# Facebook TACK Contest! Desperate! Please read!



## Horseychick94 (Nov 19, 2009)

I have entered a contest on Facebook and I am really desperate for votes! Voting goes to Jan 28th. I created my own tack design and if I win, it will get made and given to me! Please vote and share with your friends! Whoever votes will get FREE photo edits done by me! Get as many people to vote as possible please! For each person that you get to vote, I will make one edit. Really desperate here! Need over 400 votes! Thanks!
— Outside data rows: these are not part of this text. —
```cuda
namespace ptx {

__device__ __forceinline__ uint32_t smem_u32(const void* p) {
    return static_cast<uint32_t>(__cvta_generic_to_shared(p));
}

__device__ __forceinline__ bool elect_one() {
    uint32_t pred = 0;
    asm volatile(
        "{\n\t.reg .pred P;\n\t"
        "elect.sync _|P, 0xffffffff;\n\t"
        "selp.u32 %0, 1, 0, P;\n\t}\n"
        : "=r"(pred));
    return pred != 0;
}

__device__ __forceinline__ int ld_acquire_gpu(const int* p) {
    int v;
    asm volatile("ld.acquire.gpu.global.s32 %0, [%1];" : "=r"(v) : "l"(p) : "memory");
    return v;
}
__device__ __forceinline__ void st_release_gpu(int* p, int v) {
    asm volatile("st.release.gpu.global.s32 [%0], %1;" :: "l"(p), "r"(v) : "memory");
}
__device__ __forceinline__ void grid_dep_launch() { asm volatile("griddepcontrol.launch_dependents;" ::: "memory"); }
__device__ __forceinline__ void grid_dep_wait()   { asm volatile("griddepcontrol.wait;" ::: "memory"); }

__device__ __forceinline__ void mbar_init(uint64_t* bar, uint32_t count) {
    asm volatile("mbarrier.init.shared::cta.b64 [%0], %1;" ::"r"(smem_u32(bar)), "r"(count));
}
__device__ __forceinline__ void fence_barrier_init() {
    asm volatile("fence.mbarrier_init.release.cluster;" ::: "memory");
}
__device__ __forceinline__ void fence_proxy_async() {
    asm volatile("fence.proxy.async.shared::cta;" ::: "memory");
}
__device__ __forceinline__ void fence_proxy_async_all() {
    asm volatile("fence.proxy.async;" ::: "memory");
}
__device__ __forceinline__ void mbar_arrive_expect_tx(uint64_t* bar, uint32_t bytes) {
    asm volatile("mbarrier.arrive.expect_tx.shared::cta.b64 _, [%0], %1;"
                 ::"r"(smem_u32(bar)), "r"(bytes) : "memory");
}
__device__ __forceinline__ void mbar_arrive(uint64_t* bar) {
    asm volatile("mbarrier.arrive.shared::cta.b64 _, [%0];" ::"r"(smem_u32(bar)) : "memory");
}
__device__ __forceinline__ bool mbar_try_wait(uint64_t* bar, uint32_t parity) {
    uint32_t ok;
    asm volatile(
        "{\n\t.reg .pred P;\n\t"
        "mbarrier.try_wait.parity.shared::cta.b64 P, [%1], %2;\n\t"
        "selp.u32 %0, 1, 0, P;\n\t}\n"
        : "=r"(ok) : "r"(smem_u32(bar)), "r"(parity) : "memory");
    return ok != 0;
}
static __device__ __noinline__ void timeout_trap() { __trap(); }

__device__ __forceinline__ void mbar_wait(uint64_t* bar, uint32_t parity) {
    if (mbar_try_wait(bar, parity)) return;
// ... 117 lines not shown
```

iros20-6d-pose-tracking_b200/csrc/se3tn.cu:

```cuda
#include "../../include/se3tn.h"
#include "conv_common.h"
#include "aux_kernels.h"
#include "metrics.h"
#include "render.h"
#include <dlfcn.h>
#include "depth_fill.h"
#include "storage.cuh"

#include <algorithm>
#include <cmath>
#include <cstdio>
#include <cstdlib>
#include <cstring>
#include <map>
#include <memory>
#include <string>
#include <type_traits>
#include <vector>

using namespace se3tn;

namespace {
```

Here is my entry!
First go to Northern Tack's page on facebook and click "like" on the photo in the contest album!


----------



## tecara (Nov 28, 2011)

I "like"d it  good luck in the contest... It is a very nice design


----------



## Horseychick94 (Nov 19, 2009)

tecara said:


> I "like"d it  good luck in the contest... It is a very nice design


thanks so much!


----------



## Horseychick94 (Nov 19, 2009)

bump bump bump!!!!


----------



## Country Woman (Dec 14, 2011)

I love the design very talented


----------



## Horseychick94 (Nov 19, 2009)

Country Woman said:


> I love the design very talented


Thanks! It won't win though. Thats ok


----------



## Clayton Taffy (May 24, 2011)

I finally found it and I liked it.


----------



## Horseychick94 (Nov 19, 2009)

thank you!


----------